When § 2255 provides the appropriate remedy, a prisoner must avail himself of that section; and, in those instances, courts usually cannot exercise § 2241 jurisdiction. See Rice v. Rivera, 617 F.3d 802, 807 (4th Cir.2010); Cephas v. Nash, 328 F.3d 98, 103 (2d Cir.2003). There is a statutory exception, however, if a § 2255 motion is “inadequate or ineffective to test the legality of [the prisoner’s] detention.” 28 U.S.C. § 2255(e); Cradle v. U.S. ex rel. Miner, 290 F.3d 536, 538 (3d Cir.2002) (per curiam). A § 2255 motion is not inadequate or ineffective merely because the sentencing court has denied relief, Cradle, 290 F.3d at 539, or because the petitioner cannot meet “the stringent gatekeeping requirements” of § 2255, In re Dorsainvil, 119 F.3d 245, 251 (3d Cir.1997). Rather, “[a] § 2255 motion would be inadequate or ineffective only if the petitioner can show that a limitation of scope or procedure would prevent a § 2255 proceeding from affording him a full hearing and adjudication of his wrongful[-]detention claim.” Okereke, 307 F.3d at 120.

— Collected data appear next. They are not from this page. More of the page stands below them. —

template <typename T, int NT>
__device__ __forceinline__ void fuse_tail_body(const FuseTail<T>& ft) {
    __shared__ double s_d[kTailLanes / 64]; __shared__ double s_mv[NT / 64]; __shared__ long long s_mk[NT / 64];
    __shared__ int s_res[64]; __shared__ unsigned long long s_mask;
    constexpr int kTailThreads = NT, V = kTailLanes / NT;
    const int tid = threadIdx.x;
    long long t_prev = ft.prof ? wall_clock64() : 0;
#define TAIL_PROF(slot) do { if (ft.prof && tid == 0) { const long long t_now = wall_clock64(); atomicAdd((unsigned long long*)&ft.prof[slot], (unsigned long long)(t_now - t_prev)); t_prev = t_now; } } while (0)
    const int rbw = tid < 63 ? ft.result_block[tid] : 0;
    double acc[2][V];
#pragma unroll
    for (int q = 0; q < V; ++q) { acc[0][q] = 0; acc[1][q] = 0; }
    VK best[2] = {{-DBL_MAX, 0x7fffffffffffffffll}, {-DBL_MAX, 0x7fffffffffffffffll}};
#pragma unroll
    for (int jb = 0; jb < 2; ++jb) {
        if (jb >= ft.njobs) continue;
        if (ft.mode == FUSE_SUM) {
            constexpr int kBatch = 8;
            const double* const fs = ft.flat_sum[jb]; const int nf = ft.nflat[jb];
            for (int b0 = 0; b0 < nf; b0 += kBatch * kTailLanes) {
                double v[V][kBatch];
#pragma unroll
                for (int q = 0; q < V; ++q)
#pragma unroll
                    for (int u = 0; u < kBatch; ++u) { const int i = b0 + u * kTailLanes + tid + q * NT; v[q][u] = i < nf ? fs[i] : 0.0; }
#pragma unroll
                for (int q = 0; q < V; ++q)
#pragma unroll
                    for (int u = 0; u < kBatch; ++u) acc[jb][q] += v[q][u];
            }
#pragma unroll
            for (int q = 0; q < V; ++q) { const int vt = tid + q * NT; if (vt <= kAccLimbs) acc[jb][q] += exact_term(ft.limbs[jb], ft.special[jb], vt); }
        } else {
            constexpr int kBatch = 8;
            const T* const fv = ft.flat_v[jb]; const long long* const fk = ft.flat_k[jb]; const int nf = ft.nflat[jb];
            for (int b0 = tid; b0 < nf; b0 += kBatch * kTailThreads) {
                T v[kBatch]; long long k[kBatch];
#pragma unroll
                for (int u = 0; u < kBatch; ++u) { const int i = min(b0 + u * kTailThreads, nf - 1); v[u] = fv[i]; k[u] = fk[i]; }
#pragma unroll
                for (int u = 0; u < kBatch; ++u) { const VK c = {(double)v[u], k[u]}; best[jb] = comb_max(best[jb], c); }
            }
            const T* const wv = ft.wave_v[jb]; const long long* const wk = ft.wave_k[jb];
            for (int b0 = tid; b0 < ft.nwaves; b0 += kBatch * kTailThreads) {
                T v[kBatch]; long long k[kBatch];
#pragma unroll
                for (int u = 0; u < kBatch; ++u) {
                    const int i = min(b0 + u * kTailThreads, ft.nwaves - 1);
                    v[u] = wv[i]; k[u] = wk[i];
                }
#pragma unroll
                for (int u = 0; u < kBatch; ++u) { const VK c = {(double)v[u], k[u]}; best[jb] = comb_max(best[jb], c); }
            }
        }
    }
    TAIL_PROF(0);
    if (tid == 0) s_mask = 0ull;
    if (ft.mode == FUSE_SUM && V == 1) {
        __shared__ double s_ws[2][kTailLanes / 64];
        double w[2] = {acc[0][0], acc[1][0]};
#pragma unroll
        for (int jb = 0; jb < 2; ++jb) {
#pragma unroll
            for (int o = 32; o > 0; o >>= 1) w[jb] += __shfl_xor(w[jb], o, 64);
        }
        __syncthreads();
        if ((tid & 63) == 0) { s_ws[0][tid >> 6] = w[0]; s_ws[1][tid >> 6] = w[1]; }
        __syncthreads();
        if (tid == 0) {
#pragma unroll
            for (int jb = 0; jb < 2; ++jb) {
                if (jb >= ft.njobs) continue;
                double r = s_ws[jb][0];
                for (int i = 1; i < kTailLanes / 64; ++i) r += s_ws[jb][i];
                *reinterpret_cast<double*>(&s_res[ft.w_sums + 2 * jb]) = r; s_mask |= 3ull << (ft.w_sums + 2 * jb);
            }
        }
    } else if (ft.mode == FUSE_SUM) {
#pragma unroll
        for (int jb = 0; jb < 2; ++jb) {
            if (jb >= ft.njobs) continue;
            const double r = tail_sum<NT>(acc[jb], s_d);
            if (tid == 0) { *reinterpret_cast<double*>(&s_res[ft.w_sums + 2 * jb]) = r; s_mask |= 3ull << (ft.w_sums + 2 * jb); }
        }
    } else {
        VK win[2] = {best[0], best[1]};
        __shared__ double s_wv[2][NT / 64]; __shared__ long long s_wk[2][NT / 64]; __shared__ double s_fv[2]; __shared__ long long s_fk[2];
        static_assert(NT / 64 == 16, "16 wave winners per direction");
#pragma unroll
        for (int jb = 0; jb < 2; ++jb) {
#pragma unroll
            for (int o = 32; o > 0; o >>= 1) win[jb] = comb_max(win[jb], shfl_vk(win[jb], o));
        }
        if ((tid & 63) == 0) {
#pragma unroll
            for (int jb = 0; jb < 2; ++jb) { s_wv[jb][tid >> 6] = win[jb].v; s_wk[jb][tid >> 6] = win[jb].k; }
        }
        __syncthreads();
        if (tid < 32) {
            const int jb = tid >> 4, w = tid & 15;
            VK v = {s_wv[jb][w], s_wk[jb][w]};
// ... 23 lines not shown
        TAIL_PROF(2);
        if (tid == 0) {
#pragma unroll
            for (int jb = 0; jb < 2; ++jb) {
                if (jb >= ft.njobs) continue;
                const VK v = win[jb];
                const int wv = ft.w_vals + jb * (int)(sizeof(T) / 4), wi = ft.w_ij + 4 * jb, wt = ft.w_tie + jb;
                *reinterpret_cast<T*>(&s_res[wv]) = (T)v.v; s_mask |= (sizeof(T) == 8 ? 3ull : 1ull) << wv;
                *reinterpret_cast<long long*>(&s_res[wi]) = v.k >> 32; *reinterpret_cast<long long*>(&s_res[wi + 2]) = v.k & 0x7fffffffll; s_mask |= 15ull << wi;
                s_res[wt] = (int)((v.k >> 31) & 1ll); s_mask |= 1ull << wt;
            }
        }
    }
    __syncthreads();
    TAIL_PROF(3);
    if (ft.prof && tid == 0) atomicAdd((unsigned long long*)&ft.prof[7], 1ull);
#undef TAIL_PROF
    if (tid < 64) {
        if (tid < 63) ft.host_block[tid] = ((s_mask >> tid) & 1ull) ? s_res[tid] : rbw;
        __threadfence_system();
        if (tid == 63) __hip_atomic_store(&ft.host_block[63], (int)ft.seq, __ATOMIC_RELAXED, __HIP_MEMORY_SCOPE_SYSTEM);
    }
}
template <typename T>
__global__ __launch_bounds__(1024) void k_fuse_tail(const FuseTail<T> ft) { fuse_tail_body<T, 1024>(ft); }

template <typename T>
__global__ __launch_bounds__(kBlock) void k_tie_hit(const int* __restrict__ tt, int n, const Pt4<T>* __restrict__ qsorted,
                                                    const long long* __restrict__ ij, int* flag) {
    const long long row = ij[0];
    for (int i = blockIdx.x * kBlock + threadIdx.x; i < n; i += gridDim.x * kBlock)
        if ((long long)qsorted[tt[i]].idx == row) *flag = 1;
}

__device__ __forceinline__ double block_sum(double s) {
#pragma unroll
    for (int o = 32; o > 0; o >>= 1) s += __shfl_xor(s, o, 64);
    __shared__ double ss[kBlock / 64];
    if ((threadIdx.x & 63) == 0) ss[threadIdx.x >> 6] = s;
    __syncthreads();
    double r = 0;
    if (threadIdx.x == 0) for (int w = 0; w < kBlock / 64; ++w) r += ss[w];
    return r;
}
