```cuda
constexpr uint32_t IX_MAGIC = 0x3258494Cu;
constexpr uint32_t IX_SRC_BIAS = 1u << 22;
constexpr uint32_t IX_STRIDE = 16;
struct IxHeader { uint32_t magic, n_blocks, chunks_per_block, total_seqs, total_entries, stride, pad0, pad1; };
struct IxBlock  { uint32_t seq_base, nseq, entry_base, nentries; };
struct IxChunk  { uint32_t ent_off, seq_off; };
struct IxEntry  { uint32_t in_off, out_pos, seq_off, nseq_blk; };
__host__ __device__ inline uint32_t ix_max_entries_per_chunk(uint32_t chunk_size) { return (chunk_size / 4 + 1 + IX_STRIDE - 1) / IX_STRIDE + 1; }
__host__ __device__ inline size_t ix_typical_entries(uint64_t src_size, uint32_t n_chunks) { return (size_t)(src_size / (64u * IX_STRIDE)) + n_chunks + 64; }
__host__ __device__ inline size_t ix_entries_at(uint32_t n_blocks, uint32_t chunks_per_block)
{
    return sizeof(IxHeader) + (size_t)n_blocks * sizeof(IxBlock) + (size_t)n_blocks * chunks_per_block * sizeof(IxChunk);
}
__device__ __forceinline__ IxBlock* ix_blocks(void* ix) { return (IxBlock*)((uint8_t*)ix + sizeof(IxHeader)); }
__device__ __forceinline__ const IxBlock* ix_blocks(const void* ix) { return (const IxBlock*)((const uint8_t*)ix + sizeof(IxHeader)); }
__device__ __forceinline__ IxChunk* ix_chunks(void* ix, uint32_t n_blocks) { return (IxChunk*)((uint8_t*)ix + sizeof(IxHeader) + (size_t)n_blocks * sizeof(IxBlock)); }
__device__ __forceinline__ IxEntry* ix_entries_w(void* ix, uint32_t n_blocks, uint32_t chunks_per_block) { return (IxEntry*)((uint8_t*)ix + ix_entries_at(n_blocks, chunks_per_block)); }
__device__ __forceinline__ const IxEntry* ix_entries(const void* ix, uint32_t n_blocks)
{
    return (const IxEntry*)((const uint8_t*)ix + ix_entries_at(n_blocks, ((const IxHeader*)ix)->chunks_per_block));
}

template <int WAVES_PER_WG>
__global__ __launch_bounds__(64 * WAVES_PER_WG) void k_index_blocks(EncGeom g, const ChunkInfo* __restrict__ info, const BlockOut* __restrict__ table,
                                                                    const ResultRec* __restrict__ res, void* __restrict__ ix, uint64_t ix_capacity)
{
    const uint32_t lane = lane_id();
    const uint32_t b = uni(blockIdx.x * WAVES_PER_WG + (threadIdx.x >> 6));
    if (b >= g.n_blocks || ix_capacity < ix_entries_at(g.n_blocks, g.chunks_per_block)) return;
    IxBlock* blocks = ix_blocks(ix);
    IxChunk* ck = ix_chunks(ix, g.n_blocks) + (uint64_t)b * g.chunks_per_block;
    const bool usable = res->status == ST_OK;
    const BlockOut e = table[b];
    const ChunkInfo* ci = info + (uint64_t)b * g.chunks_per_block;
    const uint32_t nch = (e.dst_size + g.chunk_size - 1) / g.chunk_size;
    uint32_t nseq = 0, nent = 0, last = 0xFFFFFFFFu;
    for (uint32_t c0 = 0; c0 < g.chunks_per_block; c0 += WAVE) {
        const uint32_t c = c0 + lane;
        const uint32_t nr = (c < nch && usable && !(e.word >> 31)) ? ci[c].nrec : 0u;
        uint32_t ts, te;
        const uint32_t ps = wave_excl_scan(nr, ts), pe = wave_excl_scan((nr + IX_STRIDE - 1) / IX_STRIDE, te);
        if (c < g.chunks_per_block) ck[c] = IxChunk{nent + pe, nseq + ps};
        const uint64_t m = __ballot(nr != 0);
        if (m) last = c0 + 63u - (uint32_t)__builtin_clzll(m);
        nseq += ts; nent += te;
    }
    if (lane == 0) {
        if (last != 0xFFFFFFFFu) { ck[last].ent_off |= 0x80000000u; nseq += 1; }
        blocks[b].nseq = nseq; blocks[b].nentries = nent;
    }
}

__global__ __launch_bounds__(1024) void k_build_index(EncGeom g, const ChunkInfo* __restrict__ info, const BlockOut* __restrict__ table,
                                                      const ResultRec* __restrict__ res, void* __restrict__ ix, uint64_t ix_capacity,
                                                      uint32_t blocks_done = 0)
{
    __shared__ uint32_t s_a[1024], s_b[1024];
    __shared__ uint32_t s_carry_a, s_carry_b;
    const uint32_t t = threadIdx.x;
    IxHeader* hd = (IxHeader*)ix;
    IxBlock* blocks = ix_blocks(ix);
    IxChunk* chunks = ix_chunks(ix, g.n_blocks);
    const size_t fixed = ix_entries_at(g.n_blocks, g.chunks_per_block);
    if (ix_capacity < fixed) { if (t == 0 && ix_capacity >= sizeof(IxHeader)) hd->magic = 0; return; }
    const bool usable = res->status == ST_OK;
    for (uint32_t b = t; b < g.n_blocks && !blocks_done; b += 1024) {
        const BlockOut e = table[b];
        const ChunkInfo* ci = info + (uint64_t)b * g.chunks_per_block;
        IxChunk* ck = chunks + (uint64_t)b * g.chunks_per_block;
        const uint32_t nch = (e.dst_size + g.chunk_size - 1) / g.chunk_size;
        uint32_t nseq = 0, nent = 0, last = 0xFFFFFFFFu;
        for (uint32_t c0 = 0; c0 < g.chunks_per_block; c0 += 8) {
            uint32_t nr[8];
#pragma unroll
            for (uint32_t k = 0; k < 8; k++) nr[k] = (c0 + k < nch) ? ci[c0 + k].nrec : 0;
#pragma unroll
            for (uint32_t k = 0; k < 8; k++) {
                const uint32_t c = c0 + k;
                if (c >= g.chunks_per_block) break;
                ck[c] = IxChunk{nent, nseq};
                if (usable && !(e.word >> 31) && nr[k]) { nseq += nr[k]; nent += (nr[k] + IX_STRIDE - 1) / IX_STRIDE; last = c; }
            }
        }
        if (last != 0xFFFFFFFFu) { ck[last].ent_off |= 0x80000000u; nseq += 1; }
        blocks[b].nseq = nseq; blocks[b].nentries = nent;
    }
    __syncthreads();
    if (t == 0) { s_carry_a = 0; s_carry_b = 0; }
    __syncthreads();
    for (uint32_t base = 0; base < g.n_blocks; base += 1024) {
        const uint32_t b = base + t;
        const uint32_t va = (b < g.n_blocks) ? blocks[b].nseq : 0, vb = (b < g.n_blocks) ? blocks[b].nentries : 0;
        s_a[t] = va; s_b[t] = vb;
        __syncthreads();
        for (uint32_t off = 1; off < 1024; off <<= 1) {
            const uint32_t aa = (t >= off) ? s_a[t - off] : 0, ab = (t >= off) ? s_b[t - off] : 0;
            __syncthreads();
            s_a[t] += aa; s_b[t] += ab;
            __syncthreads();
        }
        if (b < g.n_blocks) { blocks[b].seq_base = s_carry_a + s_a[t] - va; blocks[b].entry_base = s_carry_b + s_b[t] - vb; }
        __syncthreads();
        if (t == 1023) { s_carry_a += s_a[1023]; s_carry_b += s_b[1023]; }
        __syncthreads();
    }
    if (t == 0) {
        const bool fits = (uint64_t)s_carry_b * sizeof(IxEntry) <= ix_capacity - fixed;
        *hd = IxHeader{usable && fits ? IX_MAGIC : 0u, g.n_blocks, g.chunks_per_block, s_carry_a, s_carry_b, IX_STRIDE, g.linked ? 1u : 0u, 0u};
    }
}

__device__ __forceinline__ void emit_len_ext(uint8_t* p, uint32_t v )
{
    const uint32_t n255 = v / 255, lane = lane_id();
    for (uint32_t i = lane; i < n255; i += WAVE) p[i] = 255;
    if (lane == 0) p[n255] = (uint8_t)(v - n255 * 255);
}

#ifndef E2_V2
#define E2_V2 1
#endif
template <bool split>
__device__ __forceinline__ void emit_chunk(const uint8_t* __restrict__ src, const EncPlace& pl, const ChunkInfo& ci, const uint64_t* __restrict__ rec,
                                           uint8_t* __restrict__ dst, IxEntry* ent, const uint32_t ent_seq0, const uint32_t ent_last, const uint64_t pay0,
                                           const uint32_t blk, uint4* T0, uint4* T1, const uint32_t sub, const uint32_t nsub)
{
    const uint32_t lane = lane_id();
    const uint64_t bstart = pl.bstart, cs_abs = pl.cs_abs, ce_abs = pl.ce_abs;
    if (ci.flags & 4u) return;
    if (ci.flags & 1u) {
        uint8_t* o = dst + ci.out_off;
        const uint64_t n = ce_abs - cs_abs;
        if (sub) return;
        for (uint64_t off = 0; off < n; off += 1u << 20) {
            const uint32_t m = (uint32_t)((n - off < (1u << 20)) ? n - off : (1u << 20));
            wave_copy_disjoint(o + off, src + cs_abs + off, m);
        }
        return;
    }
    uint64_t lp_off = cs_abs - ci.carry_in;
    uint64_t o_off = ci.out_off;
    auto scan = [&](uint32_t v, uint32_t& total) -> uint32_t {
        uint32_t incl = v;
#pragma unroll
        for (int sft = 1; sft < 64; sft <<= 1) { const uint32_t t = __shfl_up(incl, sft); if ((int)lane >= sft) incl += t; }
        total = __builtin_amdgcn_readlane(incl, 63);
        return incl - v;
    };
    auto find = [&](uint32_t u) -> uint32_t {
        uint32_t j = 0;
#pragma unroll
        for (uint32_t step = 32; step; step >>= 1) { const uint32_t c = j + step; if (T0[c].x <= u) j = c; }
        return j;
    };
    auto put_ext = [&](uint8_t* q, uint32_t v ) {
        const uint32_t n255 = v / 255;
        for (uint32_t i = 0; i < n255; i++) q[i] = 255;
        q[n255] = (uint8_t)(v - n255 * 255);
    };
    if ((uint64_t)ci.nrec * 192 <= ce_abs - cs_abs) {
        uint8_t* o = dst + o_off;
        const uint8_t* lp = src + lp_off;
#if E2_V2
        for (uint32_t r0 = 0; r0 < ci.nrec; r0 += WAVE) {
            const uint32_t rl = r0 + lane;
            const uint64_t xr = rl < ci.nrec ? rec[rl] : 0ull;
            uint32_t vlit = (uint32_t)(xr & 0xFFFFFFu);
            const uint32_t vmlen = (uint32_t)((xr >> 24) & 0xFFFFFFu), voff = (uint32_t)(xr >> 48);
            if (rl == 0) vlit += ci.carry_in;
            const uint32_t vmcode = rl < ci.nrec ? vmlen - MINMATCH : 0u;
            const uint32_t vhb = 1 + len_ext_bytes(vlit), vtb = 2 + len_ext_bytes(vmcode);
            const uint32_t vtoken = ((vlit < 15 ? vlit : 15) << 4) | (vmcode < 15 ? vmcode : 15);
            const uint32_t vlrest = vlit >= 15 ? (vlit - 15) % 255 : 0u, vmrest = vmcode >= 15 ? (vmcode - 15) % 255 : 0u;
            const bool vbig = vhb > WAVE || vtb > WAVE;
            const uint32_t vp1 = (vbig ? 0u : vhb | (vtb << 8)) | (vtoken << 16) | (vlrest << 24), vp2 = voff | (vmrest << 16), vadv = vlit + vmlen;
            const uint32_t nb = ci.nrec - r0 < WAVE ? ci.nrec - r0 : WAVE;
            if constexpr (split) {
                const bool vact = rl < ci.nrec;
                uint32_t tot_sz, tot_adv;
                const uint32_t vso = scan(vact ? vhb + vlit + vtb : 0u, tot_sz), vsa = scan(vact ? vadv : 0u, tot_adv);
                for (uint32_t k = sub; k < nb; k += nsub) {
                    const uint32_t r = r0 + k;
                    const uint32_t lit = (uint32_t)__builtin_amdgcn_readlane((int)vlit, (int)k), so = (uint32_t)__builtin_amdgcn_readlane((int)vso, (int)k);
                    const uint32_t sa = (uint32_t)__builtin_amdgcn_readlane((int)vsa, (int)k);
                    const uint32_t p1 = (uint32_t)__builtin_amdgcn_readlane((int)vp1, (int)k), p2 = (uint32_t)__builtin_amdgcn_readlane((int)vp2, (int)k);
                    const uint32_t hb = p1 & 0xFFu, tb = (p1 >> 8) & 0xFFu, token = (p1 >> 16) & 0xFFu, off = p2 & 0xFFFFu;
                    uint8_t* q = o + so;
                    const uint8_t* ls = lp + sa;
                    if (ent && (r % IX_STRIDE) == 0 && lane == 0) {
                        uint32_t ns = ci.nrec - r < IX_STRIDE ? ci.nrec - r : IX_STRIDE;
                        if (ent_last && r + IX_STRIDE >= ci.nrec) ns += 1;
                        ent[r / IX_STRIDE] = IxEntry{(uint32_t)((uint64_t)(q - dst) - pay0), (uint32_t)((uint64_t)(ls - src) - bstart), ent_seq0 + r, ns | (blk << 8)};
// ... 228 lines not shown
```

lz4_frame_conduit_amd/csrc/engine.hip:

```cpp
#include <hip/hip_runtime.h>
#include <stdarg.h>
#include <stdio.h>
#include <stdlib.h>
#include <string.h>

#include <algorithm>
#include <mutex>
#include <vector>

#include "engine.hpp"
#include "frame_dev.cuh"
#include "decode_batch.cuh"
#include "encode_batch.cuh"
#include "measure_batch.cuh"

using namespace lz4f;

static_assert(sizeof(ChunkInfo) == 32, "chunk info layout");
static_assert(sizeof(BatchFrame) == 80 && sizeof(BatchBlk) == 40, "batch workspace layout");
static_assert(sizeof(BatchCore) == 64 && sizeof(MeasBlk) == 24, "batch measure workspace layout");
static_assert(sizeof(BcFrame) == 72 && sizeof(BcBlk) == 32 && sizeof(BcChunk) == 64, "batch encode workspace layout");

namespace lz4f {
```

The Government was correct that the District Court lacked subject-matter jurisdiction to adjudicate the § 2241 petition. 3 Nichols plainly requested that the Government’s alleged breach of the plea agreement lead to rescission of his plea and modification of his conviction. 4 Such relief *857 is within the heartland of § 2255. That he may now be barred from filing a § 2255 motion without first obtaining permission from a Court of Appeals, see 28 U.S.C. § 2244(b), or otherwise by the intervening passage of time, see 28 U.S.C. § 2255(f), is ultimately irrelevant; “[i]t is the inefficacy of [§ 2255], not the personal inability to use it, that is determinative.” Cradle, 290 F.3d at 538 (emphasis added). As we observed above, § 2255 is often invoked in challenges to plea agreements.